Role of Renal Cortical Neovascularization in Experimental Hypercholesterolemia

Abstract

Hypercholesterolemia induces renal inflammation and neovascularization, associated with renal endothelial dysfunction and injury. Neovascularization might conceivably represent a defense mechanism to sustain renal perfusion. Therefore, the present study was designed to test the hypothesis that preventing neovascularization using thalidomide, a potent anti-inflammatory and antiangiogenic agent, would impair basal renal hemodynamics in experimental hypercholesterolemia. Single-kidney function and hemodynamic responses to endothelium-dependent challenge were assessed in pigs after 12 weeks of hypercholesterolemia, hypercholesterolemia chronically supplemented with thalidomide (4 mg/kg per day), and normal controls. Renal microvascular architecture was then studied ex vivo using 3D microcomputed tomography imaging and inflammation, angiogenesis, and oxidative stress explored in renal tissue. The density of larger microvessels (200 to 500 μm) was selectively decreased in hypercholesterolemia plus thalidomide and accompanied by a decreased fraction of angiogenic, integrin β 3 -positive microvessels (9.9%±0.9% versus 25.5%±1.7%; P <0.05 versus hypercholesterolemia), implying decreased angiogenic activity. Furthermore, thalidomide increased renal expression of endothelial NO synthase and decreased tumor necrosis factor-α and renal inflammation but did not decrease oxidative stress.

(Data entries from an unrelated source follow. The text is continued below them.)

__device__ __forceinline__ f3 lean_fourth_corner(const f3 r[4]) {
    return F3(-((r[0].x + r[1].x) + r[2].x), -((r[0].y + r[1].y) + r[2].y), -((r[0].z + r[1].z) + r[2].z));
}
struct PJHaloWait { const PJPeerSync* w; const uint32_t* vflag; uint32_t* error; uint32_t timeout_ms; const float4* ghosts; };
constexpr int kModeCarried = 0, kModeConstantRest = 1, kModeLeanState = 2;
inline int blk_mode(const PJBlk& d) { return pjb_mode(d); }
struct PJPoll { uint32_t block, want; uint32_t* error; uint32_t timeout_ms; };
template <int kMode, bool kFused, bool kAlt = false, bool kHaloWait = false, bool kPoll = false>
__device__ __forceinline__ void pjb_tet_body(const PJBlk& d, uint32_t tile_first, uint32_t tile_count, uint32_t tiles_per_xcd TETSIM_DBG_PARAM,
                                             [[maybe_unused]] const PJHaloWait* hw = nullptr, const uint32_t stamp = 0u, [[maybe_unused]] const PJPoll* poll = nullptr) {
    __shared__ float4 s_pos[kTile];
    __shared__ float s_gx[4 * kTile];
    __shared__ float s_gy[4 * kTile];
    __shared__ float s_gz[4 * kTile];
    __shared__ uint2 s_ent[kTile];

    constexpr bool kLean = kMode == kModeConstantRest;
    uint32_t block_index = blockIdx.x;
    if constexpr (kPoll) block_index = poll->block;
    const uint32_t rel = xcd_tile(block_index, tiles_per_xcd);
    if (rel >= tile_count) return;
    const uint32_t b = tile_first + rel;
    const uint32_t tid = threadIdx.x;
    TETSIM_LAB_TILE_BEGIN();
    TETSIM_POLL_TILE(0);
    const uint32_t t0 = d.blk_tet_off[b], ntb = d.blk_tet_off[b + 1] - t0;
    const uint32_t v0 = d.blk_vert_off[b], nu = d.blk_vert_off[b + 1] - v0;

    const bool has_slot = tid < nu, has_tet = tid < ntb;
    const uint32_t slot = v0 + (has_slot ? tid : 0u), e = t0 + (has_tet ? tid : 0u);
    const uint32_t vid = static_cast<uint32_t>(d.blk_verts[slot]);
    const uint32_t range = has_slot ? d.lc_range[slot] : 0u;
    uint32_t src[8];
    uint32_t src8 = 0xffffffffu;
    [[maybe_unused]] uint32_t maxsrc = 0;
    if constexpr (kFused) {
        maxsrc = d.blk_maxsrc[b];
        const uint32_t* col = d.slot_src + slot;
#pragma unroll
        for (uint32_t j = 0; j < 8u; j++) src[j] = (j < maxsrc) ? col[static_cast<size_t>(j) * d.ns_pad] : 0xffffffffu;
        if (maxsrc > 8u) src8 = col[8ull * d.ns_pad];
    }
    const uchar4 li = d.tet_lidx[e];
    auto rec4 = [](const float4* a, uint32_t i) { if constexpr (kPoll) return load_coherent(a, i); else return a[i]; };
    float4 ra = make_float4(0.0f, 0.0f, 0.0f, 0.0f), rb = ra, rc = ra, q_old = make_float4(0.0f, 0.0f, 0.0f, 1.0f);
    auto load_record = [&]() {
        ra = rec4(d.rest_a, e); rb = rec4(d.rest_b, e);
        if constexpr (kMode == kModeLeanState) { if constexpr (kPoll) rc.x = load_coherent1(d.rest_c1, e); else rc.x = d.rest_c1[e]; }
        else { rc = rec4(d.rest_c, e); q_old = rec4(d.quat, e); }
    };
    bool record_late = false;
    if constexpr (kPoll) record_late = poll->want != 0u;
    if (!record_late) load_record();
    const float V = d.vol[e];
    const uint2 ent_row = d.lc_ent[e];
    float4 pos_stage;
    if constexpr (kFused) {
        f3 g[8];
#pragma unroll
        for (uint32_t j = 0; j < 8u; j++) {
            const float4 t = d.partial_prev[src[j] == 0xffffffffu ? 0u : src[j]];
            g[j] = src[j] == 0xffffffffu ? F3(0.0f, 0.0f, 0.0f) : xyz(t);
        }
        const float4 t8 = d.partial_prev[src8 == 0xffffffffu ? 0u : src8];
        const float4 prev4 = d.fin_in[vid];
        const float wsum = d.wsum[vid];
        f3 acc = F3(0.0f, 0.0f, 0.0f);
#pragma unroll
        for (uint32_t j = 0; j < 8u; j++) { acc.x += g[j].x; acc.y += g[j].y; acc.z += g[j].z; }
        if (src8 != 0xffffffffu) { acc.x += t8.x; acc.y += t8.y; acc.z += t8.z; }
        if (maxsrc > 9u) {
            const uint32_t* col = d.slot_src + slot;
            for (uint32_t j = 9u; j < maxsrc; j++) {
                const uint32_t sj = col[static_cast<size_t>(j) * d.ns_pad];
                const float4 tj = d.partial_prev[sj == 0xffffffffu ? 0u : sj];
                if (sj != 0xffffffffu) { acc.x += tj.x; acc.y += tj.y; acc.z += tj.z; }
            }
        }
        const VertexOut o = pjb_vertex_update<true>(acc, wsum, xyz(prev4), *d.params, vid);
        pos_stage = make_float4(o.pred.x, o.pred.y, o.pred.z, 0.0f);
        if (has_slot && ((range >> 15) & 1u)) {
            store_wt(d.fin_out, vid, make_float4(o.p.x, o.p.y, o.p.z, 0.0f));
            if (d.vel) store_wt(d.vel, vid, make_float4(o.vel.x, o.vel.y, o.vel.z, 0.0f));
        }
    } else if constexpr (kHaloWait) {
        if (tid < 64u) {
            const PJPeerSync& w = *hw->w;
            const uint32_t* word = tid == 0u ? hw->vflag : (tid <= w.n_wait ? w.wait[tid - 1u] : nullptr);
            bool pending = word != nullptr;
            const long long t0 = wall_clock64(), limit = 100000ll * hw->timeout_ms;
            while (true) {
                if (pending) pending = __hip_atomic_load(word, __ATOMIC_RELAXED, __HIP_MEMORY_SCOPE_SYSTEM) == 0u;
                if (__builtin_amdgcn_ballot_w64(pending) == 0ull) break;
                __builtin_amdgcn_s_sleep(16);
                if (limit && wall_clock64() - t0 > limit) { if (tid == 0) __hip_atomic_store(hw->error, 1u, __ATOMIC_RELAXED, __HIP_MEMORY_SCOPE_SYSTEM); break; }
            }
            if (w.delay_us && w.n_wait) { const long long d0 = wall_clock64(); while (wall_clock64() - d0 < 100ll * w.delay_us) __builtin_amdgcn_s_sleep(8); }
        }
        __syncthreads();
        const bool ghost = vid >= d.nv_owned;
        const float4 own = load_coherent(d.pos_pred, ghost ? 0u : vid), gh = load_coherent(hw->ghosts, ghost ? vid - d.nv_owned : 0u);
        pos_stage = ghost ? gh : own;
    } else if constexpr (kAlt) {
        const uint32_t g = vid - d.nv_owned;
        const float4* src = vid >= d.nv_owned ? (g < d.n_ghost1 ? d.ghost_alt + g : d.ghost2 + (g - d.n_ghost1)) : d.pos_pred + vid;
        pos_stage = *src;
    } else if constexpr (kPoll) {
        TETSIM_POLL_BEGIN();
        TETSIM_POLL_TILE(1);
        pos_stage = load_coherent(d.pos_pred, vid);
        if (poll->want != 0u) {
            bool pend = has_slot && __float_as_uint(pos_stage.w) != poll->want;
            if (__builtin_amdgcn_ballot_w64(pend) != 0ull) {
                const long long t0 = wall_clock64(), limit = 100000ll * poll->timeout_ms;
                do {
                    __builtin_amdgcn_s_sleep(TETSIM_POLL_SLEEP);
                    TETSIM_POLL_LOOK();
                    asm volatile("" ::: "memory");
                    if (pend) { pos_stage = load_coherent(d.pos_pred, vid); pend = __float_as_uint(pos_stage.w) != poll->want; }
                    if (limit && pend && wall_clock64() - t0 > limit) { __hip_atomic_store(poll->error, 1u, __ATOMIC_RELAXED, __HIP_MEMORY_SCOPE_SYSTEM); pend = false; }
                } while (__builtin_amdgcn_ballot_w64(pend) != 0ull);
            }
            TETSIM_POLL_TILE(2);
            __syncthreads();
            TETSIM_POLL_TILE(3);
            load_record();
        }
        TETSIM_POLL_TILE_SAVE();
    } else {
        pos_stage = d.pos_pred[vid];
    }
    if (has_slot) s_pos[tid] = pos_stage;
    if (has_tet) s_ent[tid] = ent_row;
    TETSIM_STAMP(1);
    __builtin_amdgcn_s_waitcnt(0x0F70);
    __syncthreads();
    TETSIM_STAMP(2);

    if (has_tet) {
        f3 cur[4], rest[4], goal[4];
        cur[0] = xyz(s_pos[li.x]); cur[1] = xyz(s_pos[li.y]); cur[2] = xyz(s_pos[li.z]); cur[3] = xyz(s_pos[li.w]);
        rest[0] = F3(ra.x, ra.y, ra.z); rest[1] = F3(ra.w, rb.x, rb.y);
        rest[2] = F3(rb.z, rb.w, rc.x); rest[3] = F3(rc.y, rc.z, rc.w);
        if constexpr (kMode == kModeLeanState) rest[3] = lean_fourth_corner(rest);
        float4 q_new;
        f3 cc;
        TETSIM_LAB_SOLVE_TET(cur, rest, q_old, q_new, goal, cc);
        TETSIM_STAMP(3);
        const f3 vcc = cc * V;
#pragma unroll
        for (int k = 0; k < 4; k++) {
            s_gx[k * kTile + tid] = fmaf(goal[k].x, V, vcc.x);
            s_gy[k * kTile + tid] = fmaf(goal[k].y, V, vcc.y);
            s_gz[k * kTile + tid] = fmaf(goal[k].z, V, vcc.z);
        }
        if constexpr (kMode != kModeLeanState) store_wt(d.quat, e, q_new);
        if (!kLean && TETSIM_DBG_STORE_REST) {
            store_wt(d.rest_a, e, make_float4(goal[0].x, goal[0].y, goal[0].z, goal[1].x));
            store_wt(d.rest_b, e, make_float4(goal[1].y, goal[1].z, goal[2].x, goal[2].y));
            if constexpr (kMode == kModeLeanState) store_wt1(d.rest_c1, e, goal[2].z);
            else store_wt(d.rest_c, e, make_float4(goal[2].z, goal[3].x, goal[3].y, goal[3].z));
        }
    }
    TETSIM_STAMP(4);
    if constexpr (kPoll) __builtin_amdgcn_s_waitcnt(0x0F70);
    __syncthreads();
    TETSIM_STAMP(5);

    if (tid < nu) {
        const uint32_t first = range & 0x7ffu, last = range >> 16;
        const uint16_t* ent = reinterpret_cast<const uint16_t*>(s_ent);
        auto plane = [](const float* base, uint32_t byte_off) { return *reinterpret_cast<const float*>(reinterpret_cast<const char*>(base) + byte_off); };
        float4 acc = make_float4(0.0f, 0.0f, 0.0f, 0.0f);
        uint32_t i = first;
        for (; i + 4u <= last; i += 4u) {
            uint32_t o[4];
            float gx[4], gy[4], gz[4];
#pragma unroll
            for (uint32_t j = 0; j < 4u; j++) o[j] = static_cast<uint32_t>(ent[i + j]) << 2;
#pragma unroll
            for (uint32_t j = 0; j < 4u; j++) { gx[j] = plane(s_gx, o[j]); gy[j] = plane(s_gy, o[j]); gz[j] = plane(s_gz, o[j]); }
#pragma unroll
            for (uint32_t j = 0; j < 4u; j++) { acc.x += gx[j]; acc.y += gy[j]; acc.z += gz[j]; }
        }
        for (; i < last; i++) {
            const uint32_t o = static_cast<uint32_t>(ent[i]) << 2;
            acc.x += plane(s_gx, o); acc.y += plane(s_gy, o); acc.z += plane(s_gz, o);
        }
        acc.w = __uint_as_float(stamp);
        store_wt(d.partial, v0 + tid, acc);
    }
    TETSIM_STAMP(6);
    TETSIM_POLL_TILE(4);
}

Thalidomide also decreased basal renal blood flow and glomerular filtration rate but normalized the blunted renal hemodynamic responses in hypercholesterolemia. Attenuated inflammation and pathological angiogenesis achieved in hypercholesterolemia by thalidomide are accompanied by restoration of renovascular endothelial function but decreased basal renal hemodynamics. This study, therefore, suggests that neovascularization in the hypercholesterolemic kidney is a compensatory mechanism that sustains basal renal vascular function.